● **Work to be completed**:
Lines below that include "template" are the answer; copy each one.

Entries taken from a collection:
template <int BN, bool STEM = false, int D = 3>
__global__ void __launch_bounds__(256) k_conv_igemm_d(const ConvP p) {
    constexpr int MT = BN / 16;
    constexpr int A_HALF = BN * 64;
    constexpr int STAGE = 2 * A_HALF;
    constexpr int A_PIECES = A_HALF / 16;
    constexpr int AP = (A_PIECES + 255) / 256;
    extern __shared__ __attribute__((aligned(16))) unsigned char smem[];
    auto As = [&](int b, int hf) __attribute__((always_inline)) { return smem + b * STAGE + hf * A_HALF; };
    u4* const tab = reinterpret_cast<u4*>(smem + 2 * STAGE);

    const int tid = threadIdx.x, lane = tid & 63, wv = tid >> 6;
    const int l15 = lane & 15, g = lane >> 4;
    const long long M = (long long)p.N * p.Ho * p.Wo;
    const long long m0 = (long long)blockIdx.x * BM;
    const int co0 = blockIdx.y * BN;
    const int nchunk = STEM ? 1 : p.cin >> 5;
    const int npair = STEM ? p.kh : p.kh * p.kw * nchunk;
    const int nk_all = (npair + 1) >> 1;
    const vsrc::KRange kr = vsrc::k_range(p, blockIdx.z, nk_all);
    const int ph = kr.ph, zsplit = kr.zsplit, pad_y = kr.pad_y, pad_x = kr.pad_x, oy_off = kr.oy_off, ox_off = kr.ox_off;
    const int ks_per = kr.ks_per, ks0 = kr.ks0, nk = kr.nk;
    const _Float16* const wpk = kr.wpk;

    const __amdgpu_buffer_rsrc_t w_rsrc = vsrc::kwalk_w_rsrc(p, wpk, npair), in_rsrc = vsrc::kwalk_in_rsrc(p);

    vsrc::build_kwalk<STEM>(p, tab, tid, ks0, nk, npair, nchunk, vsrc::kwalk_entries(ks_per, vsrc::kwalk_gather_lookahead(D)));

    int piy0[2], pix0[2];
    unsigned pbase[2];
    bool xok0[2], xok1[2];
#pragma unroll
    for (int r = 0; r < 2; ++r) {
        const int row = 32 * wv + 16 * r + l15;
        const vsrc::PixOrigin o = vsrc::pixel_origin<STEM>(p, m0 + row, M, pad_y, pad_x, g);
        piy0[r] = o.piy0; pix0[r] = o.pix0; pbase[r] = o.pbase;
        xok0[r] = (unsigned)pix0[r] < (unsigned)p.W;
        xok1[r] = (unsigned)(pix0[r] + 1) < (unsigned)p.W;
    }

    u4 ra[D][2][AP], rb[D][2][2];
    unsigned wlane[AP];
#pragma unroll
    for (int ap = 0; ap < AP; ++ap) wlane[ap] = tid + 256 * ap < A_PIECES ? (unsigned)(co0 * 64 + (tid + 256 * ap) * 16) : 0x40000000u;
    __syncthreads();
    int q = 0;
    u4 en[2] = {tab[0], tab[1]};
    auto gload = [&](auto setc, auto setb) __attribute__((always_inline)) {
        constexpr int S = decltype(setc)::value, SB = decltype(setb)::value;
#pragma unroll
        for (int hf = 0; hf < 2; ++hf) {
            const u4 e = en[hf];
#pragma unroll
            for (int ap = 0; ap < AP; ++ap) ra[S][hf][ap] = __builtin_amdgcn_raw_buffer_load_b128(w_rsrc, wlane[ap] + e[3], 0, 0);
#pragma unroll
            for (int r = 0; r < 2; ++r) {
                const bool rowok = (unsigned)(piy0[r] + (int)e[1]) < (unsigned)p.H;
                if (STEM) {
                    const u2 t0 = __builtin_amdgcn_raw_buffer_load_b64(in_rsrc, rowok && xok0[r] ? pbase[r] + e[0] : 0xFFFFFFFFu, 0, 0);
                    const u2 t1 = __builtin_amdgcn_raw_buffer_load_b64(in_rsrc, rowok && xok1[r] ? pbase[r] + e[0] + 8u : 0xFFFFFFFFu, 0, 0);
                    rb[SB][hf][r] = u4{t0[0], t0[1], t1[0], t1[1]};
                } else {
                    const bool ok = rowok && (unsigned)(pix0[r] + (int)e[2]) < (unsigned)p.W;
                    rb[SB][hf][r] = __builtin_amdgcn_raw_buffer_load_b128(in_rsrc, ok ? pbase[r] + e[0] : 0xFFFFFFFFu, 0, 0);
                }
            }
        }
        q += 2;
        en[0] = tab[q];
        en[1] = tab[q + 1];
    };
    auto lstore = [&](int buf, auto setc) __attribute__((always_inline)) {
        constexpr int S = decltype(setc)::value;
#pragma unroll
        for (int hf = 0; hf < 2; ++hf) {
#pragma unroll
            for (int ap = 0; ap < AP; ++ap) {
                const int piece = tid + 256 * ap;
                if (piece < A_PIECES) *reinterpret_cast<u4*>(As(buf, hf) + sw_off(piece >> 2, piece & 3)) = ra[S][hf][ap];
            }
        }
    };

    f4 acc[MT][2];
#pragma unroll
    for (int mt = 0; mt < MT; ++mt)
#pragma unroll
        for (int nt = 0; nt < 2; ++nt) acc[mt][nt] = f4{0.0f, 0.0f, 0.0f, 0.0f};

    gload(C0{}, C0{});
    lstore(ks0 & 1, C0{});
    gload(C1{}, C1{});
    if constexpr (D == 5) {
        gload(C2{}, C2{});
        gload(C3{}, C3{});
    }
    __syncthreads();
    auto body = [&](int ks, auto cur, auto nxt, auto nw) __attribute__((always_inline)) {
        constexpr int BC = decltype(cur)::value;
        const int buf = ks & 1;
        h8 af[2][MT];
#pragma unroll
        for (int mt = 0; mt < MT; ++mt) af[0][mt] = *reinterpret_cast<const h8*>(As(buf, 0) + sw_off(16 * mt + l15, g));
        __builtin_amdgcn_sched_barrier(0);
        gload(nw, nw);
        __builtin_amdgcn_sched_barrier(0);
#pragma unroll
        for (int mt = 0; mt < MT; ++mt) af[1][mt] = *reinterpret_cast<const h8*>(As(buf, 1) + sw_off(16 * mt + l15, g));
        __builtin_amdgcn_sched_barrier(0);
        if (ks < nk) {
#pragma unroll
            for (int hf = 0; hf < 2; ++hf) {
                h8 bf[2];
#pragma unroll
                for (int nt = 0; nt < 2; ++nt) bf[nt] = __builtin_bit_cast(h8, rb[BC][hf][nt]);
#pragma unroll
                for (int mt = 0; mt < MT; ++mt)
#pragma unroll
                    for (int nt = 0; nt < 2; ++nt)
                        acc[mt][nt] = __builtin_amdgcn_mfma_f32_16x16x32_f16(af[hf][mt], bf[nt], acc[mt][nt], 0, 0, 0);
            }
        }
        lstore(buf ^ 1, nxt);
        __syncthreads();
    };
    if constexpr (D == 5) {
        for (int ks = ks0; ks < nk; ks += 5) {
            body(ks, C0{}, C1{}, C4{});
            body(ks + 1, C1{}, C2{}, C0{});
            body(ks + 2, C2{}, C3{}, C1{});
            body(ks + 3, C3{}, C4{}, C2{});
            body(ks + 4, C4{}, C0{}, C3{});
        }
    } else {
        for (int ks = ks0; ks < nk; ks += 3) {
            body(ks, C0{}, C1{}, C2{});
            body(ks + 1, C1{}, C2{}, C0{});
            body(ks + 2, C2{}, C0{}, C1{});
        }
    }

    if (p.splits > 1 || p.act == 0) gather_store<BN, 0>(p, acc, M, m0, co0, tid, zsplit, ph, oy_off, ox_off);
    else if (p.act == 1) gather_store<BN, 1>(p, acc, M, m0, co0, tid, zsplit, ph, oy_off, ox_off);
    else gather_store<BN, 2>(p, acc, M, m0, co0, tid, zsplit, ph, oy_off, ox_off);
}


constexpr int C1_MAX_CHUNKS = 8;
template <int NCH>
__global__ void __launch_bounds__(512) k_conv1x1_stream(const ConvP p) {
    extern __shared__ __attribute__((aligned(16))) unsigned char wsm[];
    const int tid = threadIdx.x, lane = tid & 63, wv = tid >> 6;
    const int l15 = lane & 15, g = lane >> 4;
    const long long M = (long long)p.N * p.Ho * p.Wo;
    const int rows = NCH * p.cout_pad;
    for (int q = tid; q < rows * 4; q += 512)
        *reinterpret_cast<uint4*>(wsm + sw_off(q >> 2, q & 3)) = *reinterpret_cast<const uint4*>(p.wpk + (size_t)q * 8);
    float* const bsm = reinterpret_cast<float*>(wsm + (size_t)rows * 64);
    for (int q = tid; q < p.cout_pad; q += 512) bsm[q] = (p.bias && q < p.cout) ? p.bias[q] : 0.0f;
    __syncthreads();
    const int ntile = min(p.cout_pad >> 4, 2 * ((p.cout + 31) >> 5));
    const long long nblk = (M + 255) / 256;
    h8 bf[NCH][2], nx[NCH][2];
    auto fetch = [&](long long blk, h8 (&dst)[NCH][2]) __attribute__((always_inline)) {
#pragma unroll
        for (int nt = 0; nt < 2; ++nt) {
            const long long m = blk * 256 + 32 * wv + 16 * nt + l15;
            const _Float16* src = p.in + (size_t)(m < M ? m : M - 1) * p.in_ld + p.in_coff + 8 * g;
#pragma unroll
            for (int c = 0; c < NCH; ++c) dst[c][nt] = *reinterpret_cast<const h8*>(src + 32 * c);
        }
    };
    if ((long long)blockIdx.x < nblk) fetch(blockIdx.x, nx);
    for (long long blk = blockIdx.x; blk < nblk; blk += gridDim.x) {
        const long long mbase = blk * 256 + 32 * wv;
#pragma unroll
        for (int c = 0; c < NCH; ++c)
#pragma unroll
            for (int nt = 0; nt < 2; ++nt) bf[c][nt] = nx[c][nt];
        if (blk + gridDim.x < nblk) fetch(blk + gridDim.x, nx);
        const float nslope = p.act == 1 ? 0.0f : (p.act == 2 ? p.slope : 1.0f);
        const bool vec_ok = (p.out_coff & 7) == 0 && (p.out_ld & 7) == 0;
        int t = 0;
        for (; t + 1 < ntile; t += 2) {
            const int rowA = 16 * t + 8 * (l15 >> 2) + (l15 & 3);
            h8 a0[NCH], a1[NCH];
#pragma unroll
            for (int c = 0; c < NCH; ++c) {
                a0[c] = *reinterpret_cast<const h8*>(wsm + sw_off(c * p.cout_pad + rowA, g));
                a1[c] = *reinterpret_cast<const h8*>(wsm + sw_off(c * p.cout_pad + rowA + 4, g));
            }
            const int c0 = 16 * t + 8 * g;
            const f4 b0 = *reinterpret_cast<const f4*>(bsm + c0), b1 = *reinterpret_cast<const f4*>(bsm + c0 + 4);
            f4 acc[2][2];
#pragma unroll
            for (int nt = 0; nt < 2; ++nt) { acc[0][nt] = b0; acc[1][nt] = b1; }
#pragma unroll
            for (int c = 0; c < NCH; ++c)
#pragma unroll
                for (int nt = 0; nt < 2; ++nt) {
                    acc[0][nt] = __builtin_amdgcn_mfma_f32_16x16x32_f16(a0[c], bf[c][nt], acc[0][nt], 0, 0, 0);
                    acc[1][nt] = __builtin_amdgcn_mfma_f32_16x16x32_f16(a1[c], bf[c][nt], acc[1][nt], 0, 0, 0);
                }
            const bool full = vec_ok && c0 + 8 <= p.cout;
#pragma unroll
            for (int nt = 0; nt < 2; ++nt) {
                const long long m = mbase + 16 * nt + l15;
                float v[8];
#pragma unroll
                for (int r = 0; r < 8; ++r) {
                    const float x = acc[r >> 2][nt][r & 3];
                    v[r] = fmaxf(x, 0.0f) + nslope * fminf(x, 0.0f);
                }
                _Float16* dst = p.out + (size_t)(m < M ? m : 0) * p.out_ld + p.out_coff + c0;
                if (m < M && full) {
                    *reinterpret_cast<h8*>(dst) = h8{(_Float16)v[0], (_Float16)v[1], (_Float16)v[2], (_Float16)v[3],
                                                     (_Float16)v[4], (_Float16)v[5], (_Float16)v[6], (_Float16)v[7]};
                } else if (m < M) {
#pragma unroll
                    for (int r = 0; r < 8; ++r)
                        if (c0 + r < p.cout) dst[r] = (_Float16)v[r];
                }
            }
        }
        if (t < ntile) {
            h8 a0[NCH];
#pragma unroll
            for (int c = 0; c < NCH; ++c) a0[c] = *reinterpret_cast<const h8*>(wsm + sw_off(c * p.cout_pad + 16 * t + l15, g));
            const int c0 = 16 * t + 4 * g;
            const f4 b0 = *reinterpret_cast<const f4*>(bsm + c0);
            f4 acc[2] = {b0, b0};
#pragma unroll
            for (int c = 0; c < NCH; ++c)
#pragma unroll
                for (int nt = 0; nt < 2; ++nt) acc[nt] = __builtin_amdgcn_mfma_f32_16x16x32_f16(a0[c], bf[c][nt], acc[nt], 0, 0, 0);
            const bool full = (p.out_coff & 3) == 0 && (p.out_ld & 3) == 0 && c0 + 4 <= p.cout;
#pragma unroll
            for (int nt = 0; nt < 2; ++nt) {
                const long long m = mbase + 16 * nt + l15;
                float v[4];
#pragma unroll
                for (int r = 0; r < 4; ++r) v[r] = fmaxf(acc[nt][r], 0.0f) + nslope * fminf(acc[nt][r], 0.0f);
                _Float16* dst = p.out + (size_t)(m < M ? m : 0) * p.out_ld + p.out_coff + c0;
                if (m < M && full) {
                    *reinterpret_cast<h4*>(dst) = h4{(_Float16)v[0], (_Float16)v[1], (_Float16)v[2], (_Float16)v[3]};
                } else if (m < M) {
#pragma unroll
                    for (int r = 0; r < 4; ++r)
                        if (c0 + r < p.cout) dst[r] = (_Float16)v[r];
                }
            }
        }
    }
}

● **Result of this task**:
template <int BN, bool STEM = false, int D = 3>
template <int NCH>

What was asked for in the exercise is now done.